まして士大夫たる武士が商売に携わるなど、想像だにできぬことであった。

そういう観念で頭ががんじがらめになっている江戸城に、突然ふって沸いたように、商業で幕府の財政を立て直そうとする人物が現れたのである。

幕客からは胡散臭い存在と思われたであろうが、将軍家重の絶大な信任が彼を自由に活躍させることとなった。

田沼意次はのちに、100年先の経済感覚を持って生まれたといわれるほどに、非凡な人物であった。

当時幕府の台所は決して楽でない。

吉宗の時代までに新田開発はほぼ終ってしまい、年貢を増やそうにも、もはや限界に近かった。

この世の富はすでに農村になく、町の商人の手に握られていた。

彼はこの現実をしっかり見据え、潤沢な資金をもつ商人を利用して幕府の財政を立て直そうと考えた。

このためまず有力商人の頭を撫でて商品を独占販売してもよいと喜ばせ、そのかわり運上金・冥加金という纏まった金を幕府に納めさせた。

また、殖産興業を目指して有力商人に出資させ、印旛沼・手形沼を開拓し、利根川と連結して運河を造り、東北方面との流通の便を図ろうとした。

さらに鎖国政策には目をつむって規制の緩和に努め、長崎での貿易を活性化して幕府みずから利益を上げることに努めた。

さらに金銀が大量に海外流出する事態に危機感を覚え、貿易での支払を銅や俵物に切り替えようとした。

このため沿岸部の住民に干しアワビ・いりこ・ふかのひれなどの俵物の育成を勧め、さかんに中国へ輸出した。

またマンネリ化した幕府のどんぶり勘定を見直し、主要機関へ予算を割り振りして、その範囲内で賄わせることにした。

もっとも大幅に削減したのは浪費の巣窟であった大奥の予算である。

大奥の奢侈の代表は砂糖と生糸であり、ことごとく輸入に頼っていたが、生糸国産化に続き、砂糖の国産化(甘藷栽培)にも手を尽くした。

彼は吉宗亡き後、暗君といわれた家重、家治2代の将軍に仕え、幕府の財政再建に取り組んだ。

その結果、1770年には、備蓄172万両という、将軍綱吉以来の記録を達成するにいたった。

当時、江戸の金・大坂の銀と東西で流通する貨幣が別々という奇妙な状態になっていた。

彼はこの不便を解消するため通貨の統一を図り、さらに財政支出補填のため新貨の鋳造を行った。

意次のアイディアはまだまだ続く。

当時ロシア船が頻繁に日本の海に出没し始めていた。

そこで彼は蝦夷地を幕府の直轄とすることを計画。

この地を開発して俵物を増産させ、この期にロシアと国交を結び貿易することによって、ロシアの脅威から日本を守ろうとしたのである。

当時、海外に出かけずしてこれだけの世界観を構築していたことに深い敬意を表したい。

こうして町人・役人の生活が金銭中心になると、世間には賄賂が横行しがちとなる。

まさにそのとおりになった。

“勘定奉行になるには2,000両、目付になるには1,000両の袖の下”と、賄賂の相場まで言及したため、賄賂政治の代名詞のようにいわれる意次であるが、近年、その多くを幕府財源に振り向け自分の袖の下にはほとんど入れてなかったことが明らかになり、面目を一新しつつある。

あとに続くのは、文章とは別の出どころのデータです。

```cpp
void Run::timing_lines()
{
    const Api& L = *api;
    if (timing) {
        Pool& fills = mapped.pool();
        const double t_busy = fills.busy_s();
        fprintf(stderr, "POOL: %zu jobs, busy %.3f, freeing job state %.3f, longest job %.3f, first job at %.3f, last job done at %.3f (pipeline start = 0, planner done at %.3f)\n",
                fills.jobs_, t_busy, fills.destroy_, fills.longest_, fills.first_ - t_p0, fills.last_ - t_p0, mapped.t_planned - t_p0);
        fprintf(stderr, "TIMING: total %.3f s | index+prepass %.3f | waiting for the library %.3f (load %.3f + device %.3f, beside the pre-pass) | "
                        "pipeline %.3f (batching %.3f, tgsf_submit summed over %zu feeders %.3f, plan+write %.3f, planner waiting %.3f, "
                        "first batch filtered after %.3f, fill tail %.3f, closing the output %.3f; stages overlap) | stats+report %.3f | %s (fallocate %.3f, mapping the reserved pages %.3f, fill threads busy %.3f summed)\n",
                now_s() - t_start, t_prepass, t_libwait, t_load, t_dev, t_pipe, t_parse, ctxs.size(), t_gpu, t_write, t_widle, t_first,
                mapped.t_fill_tail, mapped.t_close, now_s() - t_p0 - t_pipe, mapped_out ? "output: fallocate + mapped fill" : "output: writev", mapped.sink.t_falloc, mapped.t_populate_wait(), t_busy);
        fprintf(stderr, "RESERVE: planner waited %.3f s for pages of the output file\n", mapped.t_claim_wait);
    }
    if (timing) {
        float tot[TGSF_N_STAGES] = {0};
        uint32_t nb = 0;
        for (tgsf_ctx* c : ctxs) {
            float ms[TGSF_N_STAGES]; uint32_t n1 = 0;
            if (c && L.stage_times(c, ms, &n1) == TGSF_OK) { nb += n1; for (int i = 0; i < TGSF_N_STAGES; i++) tot[i] += ms[i]; }
        }
        double sum = 0;
        for (int i = 0; i < TGSF_N_STAGES; i++) sum += tot[i];
        char piece[256];
        snprintf(piece, sizeof piece, "GPU: kernels %.3f s summed over %zu contexts and %u batches (upper bound of the busy time: contexts overlap) = %.4f of the run |", sum * 1e-3, ctxs.size(), nb,
                 sum * 1e-3 / std::max(1e-9, now_s() - t_start));
        std::string line = piece;
        for (int i = 0; i < TGSF_N_STAGES; i++) if (tot[i] > 0) { snprintf(piece, sizeof piece, " %s %.1f ms", L.stage_name(i), tot[i]); line += piece; }
        line += "\n";
        fputs(line.c_str(), stderr);
    }
    if (timing) {
        for (size_t di = 0; di < o.devices.size(); di++) {
            if (std::find(o.devices.begin(), o.devices.begin() + (long)di, o.devices[di]) != o.devices.begin() + (long)di) continue;
            double sub = 0; uint64_t by = 0, nb2 = 0; int nf2 = 0, node = -1;
            for (size_t k = 0; k < ctx_dev.size(); k++)
                if (ctx_dev[k] == o.devices[di]) { sub += dev_submit_s[k]; by += dev_bytes[k]; nb2 += dev_batches[k]; nf2++; node = std::max(node, dev_node[k]); }
            fprintf(stderr, "DEVICE %d: %llu batches, %.2f GB of text through %d feeders, tgsf_submit %.3f s summed = %.1f GB/s per feeder, %.1f GB/s for the device over the pipeline's %.3f s%s\n",
                    o.devices[di], (unsigned long long)nb2, by * 1e-9, nf2, sub, sub > 0 ? by * 1e-9 / sub : 0.0, t_pipe > 0 ? by * 1e-9 / t_pipe : 0.0, t_pipe,
                    node >= 0 ? (" (feeders bound to NUMA node " + std::to_string(node) + ")").c_str() : "");
        }
    }
    if (timing) {
        const double proc = process_cpu_s();
        double own = 0;
        std::string line;
        char piece[160];
        for (int s = 0; s < CPU_N; s++) {
            double v = (double)cpu_ns()[s].load() * 1e-9;
            if (s == CPU_MAIN) v += (double)thread_cpu_ns() * 1e-9 - (double)cpu_ns()[CPU_PREPASS].load() * 1e-9;
            own += v;
            if (v >= 0.0005) { snprintf(piece, sizeof piece, "%s %s %.3f", line.empty() ? "" : ",", cpu_stage_name(s), v); line += piece; }
        }
        snprintf(piece, sizeof piece, "CPU: %.3f s of CPU time (user + system) for %.3f Gbases = %.4f CPU-s per Gbase |", proc, (double)own_raw_bases * 1e-9,
                 own_raw_bases ? proc / ((double)own_raw_bases * 1e-9) : 0.0);
        std::string head = piece;
        snprintf(piece, sizeof piece, " | threads of the runtime and others %.3f\n", proc - own);
        fputs((head + line + piece).c_str(), stderr);
    }
    if (timing && o.downsample)
        fprintf(stderr, "DOWN: selection %.3f | QC pass over the kept reads (%s, %.2f GB of them in %.2f GB of text): context %.3f, batches + submits %.3f (its own thread; %d submits %.3f, the first %.3f) | writing them %.3f (%s) | closing the output %.3f\n",
                t_dsel, d_in_place ? "read in place" : "packed", d_kept * 1e-9, d_span * 1e-9, t_dcreate, t_dqc, n_dsubmit, t_dsubmit, t_dfirst, t_dwrite, d_mapped ? "fallocate + threads into a mapping" : "writev", t_dclose);
    if (timing) {
        struct timespec ts; clock_gettime(CLOCK_REALTIME, &ts);
        fprintf(stderr, "CLOCK: main entered at %.6f, leaving at %.6f (epoch seconds)\n", t_epoch0, (double)ts.tv_sec + ts.tv_nsec * 1e-9);
    }
}

}
```

tgsfilter_amd/host/run_setup.cpp:

```cpp
#include "run.h"

#include <sched.h>
#include <sys/stat.h>

namespace host {

int Run::set_up_ranks()
{
    if (o.ranks >= 1 && o.shard_world > 0) { std::cerr << "Error: --ranks starts the ranks itself; --shard is for a rank started by another launcher" << std::endl; return 1; }
    if (o.ranks >= 1 || o.shard_world >= 1) {
        const int world = o.ranks >= 1 ? o.ranks : o.shard_world;
        const char* why = nullptr;
        if (o.out_file.empty() && !o.only_qc && !o.only_adapters) why = "every rank writes a part file of its own: -o is needed";
        else if (file_type(o.in_file) == 2 || (o.in_file.size() > 3 && o.in_file.compare(o.in_file.size() - 3, 3, ".gz") == 0))
            why = "the ranks take byte ranges of a plain FASTQ / FASTA text";
        if (why) { std::cerr << "Error: --ranks / --shard: " << why << std::endl; return 1; }
        if (world > 1024) { std::cerr << "Error: --ranks " << world << std::endl; return 1; }
        {
            std::vector<int> dv;
            for (int r = 0; r < world && o.ranks >= 1; r++) dv.push_back(o.devices.empty() ? r : o.devices[(size_t)r % o.devices.size()]);
            std::sort(dv.begin(), dv.end());
            shard_may_use_rccl = o.ranks < 1 || std::adjacent_find(dv.begin(), dv.end()) == dv.end();
            const char* ex = getenv("TGSF_SHARD_EXCHANGE");
            if (ex && !strcmp(ex, "socket")) shard_may_use_rccl = false;
        }
        if (o.ranks >= 1) {
            fork_ranks(world, link);
            o.device = o.devices.empty() ? link.rank : o.devices[(size_t)link.rank % o.devices.size()];
        } else {
            if (o.rendezvous.empty()) { std::cerr << "Error: --shard needs --rendezvous <path>: where the ranks of the job meet (a unix socket)" << std::endl; return 1; }
            setenv("HSA_ENABLE_IPC_MODE_LEGACY", "0", 0);
            link.rendezvous(o.shard_rank, world, o.rendezvous);
        }
        o.devices.assign(1, o.device);
        o.n_thread = std::max(2, std::min(o.n_thread, std::max(o.n_thread / world, cpu_budget() / world)));
    }
    sharded = o.ranks >= 1 || o.shard_world >= 1;
    return 0;
}

int Run::check_file_types()
{
    o.in_type = file_type(o.in_file);
    const std::string prefix = file_prefix(o.in_file);
    html = prefix + ".html";
    if (!o.out_file.empty() && !o.only_qc) {
        html = file_prefix(o.out_file) + ".html";
        o.out_type = file_type(o.out_file);
        if (file_extension(o.out_file) == "gz") o.out_gz = true;
    } else {
        o.out_type = o.fasta_out ? 0 : (o.in_type == 2 ? 1 : o.in_type);
    }
    if (o.in_type == 3 || o.out_type == 3) {
        std::cerr << "Error: The file name suffix should be '.[fastq|fq|fasta|fa][.gz] or .[sam|bam]'" << std::endl;
        if (o.in_type == 3) std::cerr << "Error: Please check your input file name: " << o.in_file << std::endl;
        else std::cerr << "Error: Please check your output file name: " << o.out_file << std::endl;
        return 1;
    }
    if (o.in_type == 0 && o.out_type == 1) { std::cerr << "Error: Fasta format input file can't output fastq format file" << std::endl; return 1; }
    fasta_in = o.in_type == 0;
    return 0;
}

std::unique_ptr<ChunkReader> Run::open_stream()
{
    std::string err;
    std::unique_ptr<TextSource> src = open_text(in.data(), in.size(), o.in_type == 2, err);
    if (!src) { std::cerr << "Error: " << err << " (" << o.in_file << ")" << std::endl; fflush(nullptr); _exit(255); }
    return std::unique_ptr<ChunkReader>(new ChunkReader(std::move(src), !fasta_in, chunk_bytes, 20));
}

void Run::open_input()
{
    if (o.devices.empty()) o.devices.push_back(o.device);
    lib_start(o.devices);
    if (sharded && shard_may_use_rccl) rccl_start();

    const bool coded = o.in_type == 2 || (o.in_file.size() > 3 && o.in_file.compare(o.in_file.size() - 3, 3, ".gz") == 0);
    uint64_t stream_min = 256ull << 20;
    if (const char* e = knob("TGSF_STREAM_MIN_BYTES")) stream_min = strtoull(e, nullptr, 10);
    if (coded && !o.downsample) {
        if (!in.open_raw(o.in_file)) leave(1);
        streaming = in.size() >= stream_min;
    }
    if (!streaming && !in.open(o.in_file, o.in_type == 2)) leave(1);
    chunk_bytes = [] { const char* e = knob("TGSF_CHUNK_BYTES"); return e ? (size_t)strtoull(e, nullptr, 10) : (size_t)(64u << 20); }();
    const int budget = std::max(1, cpu_budget() / link.world);
    scan_threads = std::max(1, std::min({o.n_thread, 32, std::max(2, budget / 2)}));
    text_off = 0; text_size = in.size();
    if (sharded) {
        if (streaming || (in.size() > 0 && !in.mapped())) die("--ranks / --shard: the input is not a plain text file");
        const size_t lo = find_record_start(in.data(), in.size(), (size_t)((unsigned __int128)in.size() * (unsigned)link.rank / (unsigned)link.world), !fasta_in);
        const size_t hi = link.rank + 1 == link.world ? in.size()
                        : find_record_start(in.data(), in.size(), (size_t)((unsigned __int128)in.size() * (unsigned)(link.rank + 1) / (unsigned)link.world), !fasta_in);
        text_off = lo; text_size = hi > lo ? hi - lo : 0;
    }
    text = in.data() + text_off;
    if (!streaming) records_p.reset(new RecordIndex(text, text_size, !fasta_in, scan_threads));
}

void Run::open_output_early()
{
    out_path = sharded && !o.out_file.empty() ? o.out_file + ".part" + std::to_string(link.rank) : o.out_file;
    {
        uint64_t early_min = 256ull << 20;
        if (const char* e = knob("TGSF_EARLY_OPEN_MIN")) early_min = strtoull(e, nullptr, 10);
        const bool may_map_early = plain_file_out() && !o.only_qc && !o.downsample && (o.filter || o.only_qc) &&
                                   !o.only_adapters && !streaming && in.mapped() && (uint64_t)text_size >= early_min;
        if (may_map_early && mapped.open(out_path, 4 * (uint64_t)text_size + (1ull << 30), true))
            mapped.reserve_early((uint64_t)text_size / 4);
    }
}

}
```

Baseline: 7.524.

## Precreate adapter-search context in loader thread and reduce totals on device

Adds a device kernel that aligns every read end against all library adapters and reduces matched lengths, hit counts and first-hit index with wave reductions and atomics, so the pre-pass no longer builds per-window host arrays and scans per-window results. The adapter-search context is created and warmed up ahead of time on the library-loading thread and published through a condition variable, so pre-pass context creation overlaps other start-up work. Read ends are stored flat instead of as a vector of strings. Map insertion order now follows first-hit order, so ties in the adapter ranking could resolve differently than before. Extra timing prints are added.

After: 7.296. 0.97x the previous value.

```diff
diff --git a/include/tgsf.h b/include/tgsf.h
--- a/include/tgsf.h
+++ b/include/tgsf.h
@@ -162,6 +162,9 @@
                        const uint8_t* adapter_id, const int32_t* k, uint32_t n,
                        int32_t* res, int32_t* ends);
 
+int tgsf_adapter_totals(tgsf_ctx* ctx, const uint8_t* ends, uint32_t n_ends, uint32_t stride, uint32_t end_len,
+                        const int32_t* k, int64_t* totals, uint32_t* hits, uint32_t* first_end);
+
 const char* tgsf_last_error(tgsf_ctx* ctx);
 
 #ifdef __cplusplus
diff --git a/tgsfilter_amd/capi.py b/tgsfilter_amd/capi.py
--- a/tgsfilter_amd/capi.py
+++ b/tgsfilter_amd/capi.py
@@ -15,7 +15,7 @@
     "tgsf_abi_version", "tgsf_backend", "tgsf_prepare_device", "tgsf_device_location", "tgsf_create", "tgsf_destroy", "tgsf_submit", "tgsf_submit_async", "tgsf_submit_device",
     "tgsf_wait",
     "tgsf_counters_len", "tgsf_counters", "tgsf_counters_used", "tgsf_counters_merge", "tgsf_counters_device", "tgsf_reset_counters", "tgsf_profile",
-    "tgsf_stage_times", "tgsf_stage_name", "tgsf_align_windows", "tgsf_last_error",
+    "tgsf_stage_times", "tgsf_stage_name", "tgsf_align_windows", "tgsf_adapter_totals", "tgsf_last_error",
 ]
 
 
@@ -59,6 +59,7 @@
     L.tgsf_stage_name.argtypes = [C.c_int]
     L.tgsf_stage_name.restype = C.c_char_p
     L.tgsf_align_windows.argtypes = [vp, vp, u64, vp, vp, vp, vp, u32, vp, vp]
+    L.tgsf_adapter_totals.argtypes = [vp, vp, u32, u32, u32, vp, vp, vp, vp]
     L.tgsf_last_error.argtypes = [vp]
     L.tgsf_last_error.restype = C.c_char_p
     if L.tgsf_abi_version() != abi.ABI_VERSION:
@@ -194,3 +195,15 @@
                                               win_len.ctypes.data, adapter_id.ctypes.data, k.ctypes.data, n,
                                               res.ctypes.data, ends.ctypes.data))
         return res, ends
+
+    def adapter_totals(self, ends, n_ends, stride, end_len, k):
+        ends = np.frombuffer(ends, dtype=np.uint8) if isinstance(ends, (bytes, bytearray)) else np.ascontiguousarray(ends, np.uint8)
+        k = np.ascontiguousarray(k, dtype=np.int32)
+        A = self.params.n_adapters
+        assert len(k) == A and (n_ends == 0 or ends.size >= (n_ends - 1) * stride + end_len)
+        totals = np.zeros(A, dtype=np.int64)
+        hits = np.zeros(A, dtype=np.uint32)
+        first = np.zeros(A, dtype=np.uint32)
+        self._chk(self.lib.tgsf_adapter_totals(self.h, ends.ctypes.data, n_ends, stride, end_len, k.ctypes.data,
+                                               totals.ctypes.data, hits.ctypes.data, first.ctypes.data))
+        return totals, hits, first
diff --git a/tgsfilter_amd/csrc/tgsf_emul.h b/tgsfilter_amd/csrc/tgsf_emul.h
--- a/tgsfilter_amd/csrc/tgsf_emul.h
+++ b/tgsfilter_amd/csrc/tgsf_emul.h
@@ -68,6 +68,7 @@
 TGSF_HD uint64_t wave_sum(uint64_t v) { return v; }
 TGSF_HD int32_t wave_sum_i32(int32_t v) { return v; }
 TGSF_HD uint32_t wave_max(uint32_t v) { return v; }
+TGSF_HD uint32_t wave_min_u32(uint32_t v) { return v; }
 TGSF_HD uint32_t wave_or(uint32_t v) { return v; }
 TGSF_HD bool wave_leader() { return true; }
 TGSF_HD bool wave_any(bool b) { return b; }
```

商業主義は賄賂の温床になる欠点があるが、一方で市井は活性化する。

彼は明らかに蘭学の優れたる点を評価し、進んでこれをを奨励し、身分よりも能力を尊重。

足軽身分の平賀源内らを登用した。

こうして自由な気風のなか、市井では大いに庶民文化が花開いた。

一方、思いもかけない事態が出現した。

若い農民が労多くして益少ない農業に見切りをつけ、職を求めて大挙江戸や大阪を目指したのである。

商業主義は農村を荒廃させることになった。

さすがの意次もここまでは読みきれなかったようだ。

こうしたなか、天明二年(1782年)に全国的な冷害が始まり、追い討ちをかけるように翌年、浅間山噴火が勃発。

関東以北に広範な不作が発生し米の値段は急騰した。

これをみた諸藩は、なんと手持ちの米俵をただちに大阪の米市場に送って利益をあげ、藩の借金返済に充てたのである。

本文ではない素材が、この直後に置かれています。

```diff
+    if (len_r) {
+        const uint64_t rec = lane < len_r ? q.rec[lane] : 0ull;
+        gm_dense_take<SCATTER>(bins, rec, lane < len_r, entries);
+    }
+    if (!SCATTER) {
+        __syncthreads();
+        for (uint32_t t = threadIdx.x; t < nbins; t += blockDim.x) hist[(uint64_t)(bin_base + t) * nwg + g] = bins[t];
+    }
 }
 constexpr uint32_t MSM_M_SCHUNK = 1024;
 template <int C>
@@ -983,6 +1089,7 @@
     int binsort, staged, chunk;
     int pipes, graph;
     int narrow, narrow_group, narrow_gm, gm_sets;
+    int gm_dense;
     double table_gb;
     bool trace;
 };
@@ -1000,6 +1107,7 @@
     k.narrow_group = num("ZK_MSM_NARROW_GROUP");
     k.narrow_gm = num("ZK_MSM_NARROW_GM");
     k.gm_sets = num("ZK_MSM_GM_SETS");
+    k.gm_dense = num("ZK_MSM_GM_DENSE");
     const char* gb = getenv("ZK_MSM_TABLE_GB");
     k.table_gb = gb ? atof(gb) : 32.0;
     k.trace = getenv("ZK_MSM_TRACE") != nullptr;
@@ -1284,8 +1392,11 @@
 }
 template <bool SCATTER>
 static void launch_gm_partition(int c, dim3 grid, hipStream_t st, const GmCols& cols, uint64_t n, int range_bits, uint32_t* hist, const uint32_t* hist_off, uint64_t* entries, uint64_t tab_stride,
-                                uint32_t bins_per_col, uint32_t set_mask) {
-#define ZK_GMP_CASE(C) case C: hipLaunchKernelGGL((k_msm_gm_partition<C, SCATTER>), grid, dim3(256), 0, st, cols, n, range_bits, hist, hist_off, entries, tab_stride, bins_per_col, set_mask); break;
+                                uint32_t bins_per_col, uint32_t set_mask, bool dense) {
+#define ZK_GMP_CASE(C) case C: \
+        if (dense) hipLaunchKernelGGL((k_msm_gm_partition_dense<C, SCATTER>), grid, dim3(256), 0, st, cols, n, range_bits, hist, hist_off, entries, tab_stride, bins_per_col, set_mask); \
+        else hipLaunchKernelGGL((k_msm_gm_partition<C, SCATTER>), grid, dim3(256), 0, st, cols, n, range_bits, hist, hist_off, entries, tab_stride, bins_per_col, set_mask); \
+        break;
     switch (c) {
         ZK_GMP_CASE(8) ZK_GMP_CASE(9) ZK_GMP_CASE(10) ZK_GMP_CASE(11) ZK_GMP_CASE(12) ZK_GMP_CASE(13) ZK_GMP_CASE(14) ZK_GMP_CASE(15) ZK_GMP_CASE(16)
     }
@@ -1329,15 +1440,17 @@
     ZK_CHECK_LAUNCH(ctx);
     return sort_entries(ctx, st, w, nbins, nwg, range_bits, pl.B, binsort);
 }
-static int sort_gm(zk_ctx* ctx, hipStream_t st, const SortWs& w, const MsmPlan& pl, const Fr* const* scalars, uint32_t cnt, uint64_t n, uint64_t tab_stride, int range_bits, uint32_t nwg, uint32_t bpc, uint32_t sets) {
+static int sort_gm(zk_ctx* ctx, hipStream_t st, const SortWs& w, const MsmPlan& pl, const Fr* const* scalars, uint32_t cnt, uint64_t n, uint64_t tab_stride, int range_bits, uint32_t nwg, uint32_t bpc, uint32_t sets,
+                   bool dense) {
     const uint32_t nbins = cnt * bpc;
+    dense = dense && bpc <= GM_DENSE_MAX_BINS;
     ZK_HIP(ctx, hipMemsetAsync(w.cleared, 0, (size_t)MSM_CLEARED_WORDS * 4, st));
     GmCols gcols{};
     for (uint32_t j = 0; j < cnt; ++j) gcols.p[j] = scalars[j];
-    launch_gm_partition<false>(pl.c, dim3(nwg, cnt), st, gcols, n, range_bits, w.hist, (const uint32_t*)nullptr, (uint64_t*)nullptr, tab_stride, bpc, sets - 1);
+    launch_gm_partition<false>(pl.c, dim3(nwg, cnt), st, gcols, n, range_bits, w.hist, (const uint32_t*)nullptr, (uint64_t*)nullptr, tab_stride, bpc, sets - 1, dense);
     ZK_CHECK_LAUNCH(ctx);
     PK_TRY_MSM(exclusive_scan(ctx, st, w.hist, nbins * nwg, w.hist_off, w.block_tot_h));
-    launch_gm_partition<true>(pl.c, dim3(nwg, cnt), st, gcols, n, range_bits, (uint32_t*)nullptr, (const uint32_t*)w.hist_off, w.entries, tab_stride, bpc, sets - 1);
+    launch_gm_partition<true>(pl.c, dim3(nwg, cnt), st, gcols, n, range_bits, (uint32_t*)nullptr, (const uint32_t*)w.hist_off, w.entries, tab_stride, bpc, sets - 1, dense);
     ZK_CHECK_LAUNCH(ctx);
     return sort_entries(ctx, st, w, nbins, nwg, range_bits, cnt * sets * pl.B, true);
 }
@@ -1587,7 +1700,7 @@
         G1Xyzz29* folded = task_partial + max_tasks_N;
         {
             ZkProfScope ps(ctx, "msm_sort");
-            if (grouped) PK_TRY_MSM(sort_gm(ctx, ctx->stream, w, pn, d_scalar_ptrs + it, cnt, n_narrow, (uint64_t)tab_stride, range_bits_G, nwgG, bpcG, SG));
+            if (grouped) PK_TRY_MSM(sort_gm(ctx, ctx->stream, w, pn, d_scalar_ptrs + it, cnt, n_narrow, (uint64_t)tab_stride, range_bits_G, nwgG, bpcG, SG, kn.gm_dense != 0));
             else if (nar) {
                 PK_TRY_MSM(sort_digits(ctx, ctx->stream, w, pn, d_scalar_ptrs + it, cnt, n_narrow, n_pad, nullptr, nullptr));
                 ZK_HIP(ctx, hipMemcpyAsync(wflag_it, w.wflag, MSM_WFLAGS * sizeof(uint32_t), hipMemcpyDeviceToDevice, ctx->stream));
```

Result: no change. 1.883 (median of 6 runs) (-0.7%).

さらに商人達はこの凶作をチャンスとばかりに米を買い占め、売り惜しんだ。

こうして東北諸藩の民は飢餓状態におかれることとなった。

史上名高い天明の大飢饉が人災といわれる所以である。

当然、米価は高騰し、百姓一揆、うちこわしが頻発、田沼政治への批判が噴出した。

意次も次々救済の手をうったが、徒労に終わった。

さらには茫然自失となった意次にとって、後ろ盾であった将軍家治が死去。

満を持したかのように反主流派が台頭し、意次は志なかばで失脚するはめになった。

これだけの才覚をもってしても、一度動き始めた流れはもとに戻せなかった。

苦渋に満ちた意次の心中がじわりと伝わってくる。

無論、それで彼の評価が落ちるというものではない。

それどころか、経済感覚ばかりでなく政治感覚の鋭さにも、改めて舌を巻く。

すなわち彼によれば、将軍家は天下を統治しているのであるから、その統治費用は将軍家のみが負担する必要はない。

天下万民から税金を取り立てるのが当然である。

諸藩は自分の領地を統治する税金とは別に日本を統治している幕府に税金を差し出すのが当たり前であるとした。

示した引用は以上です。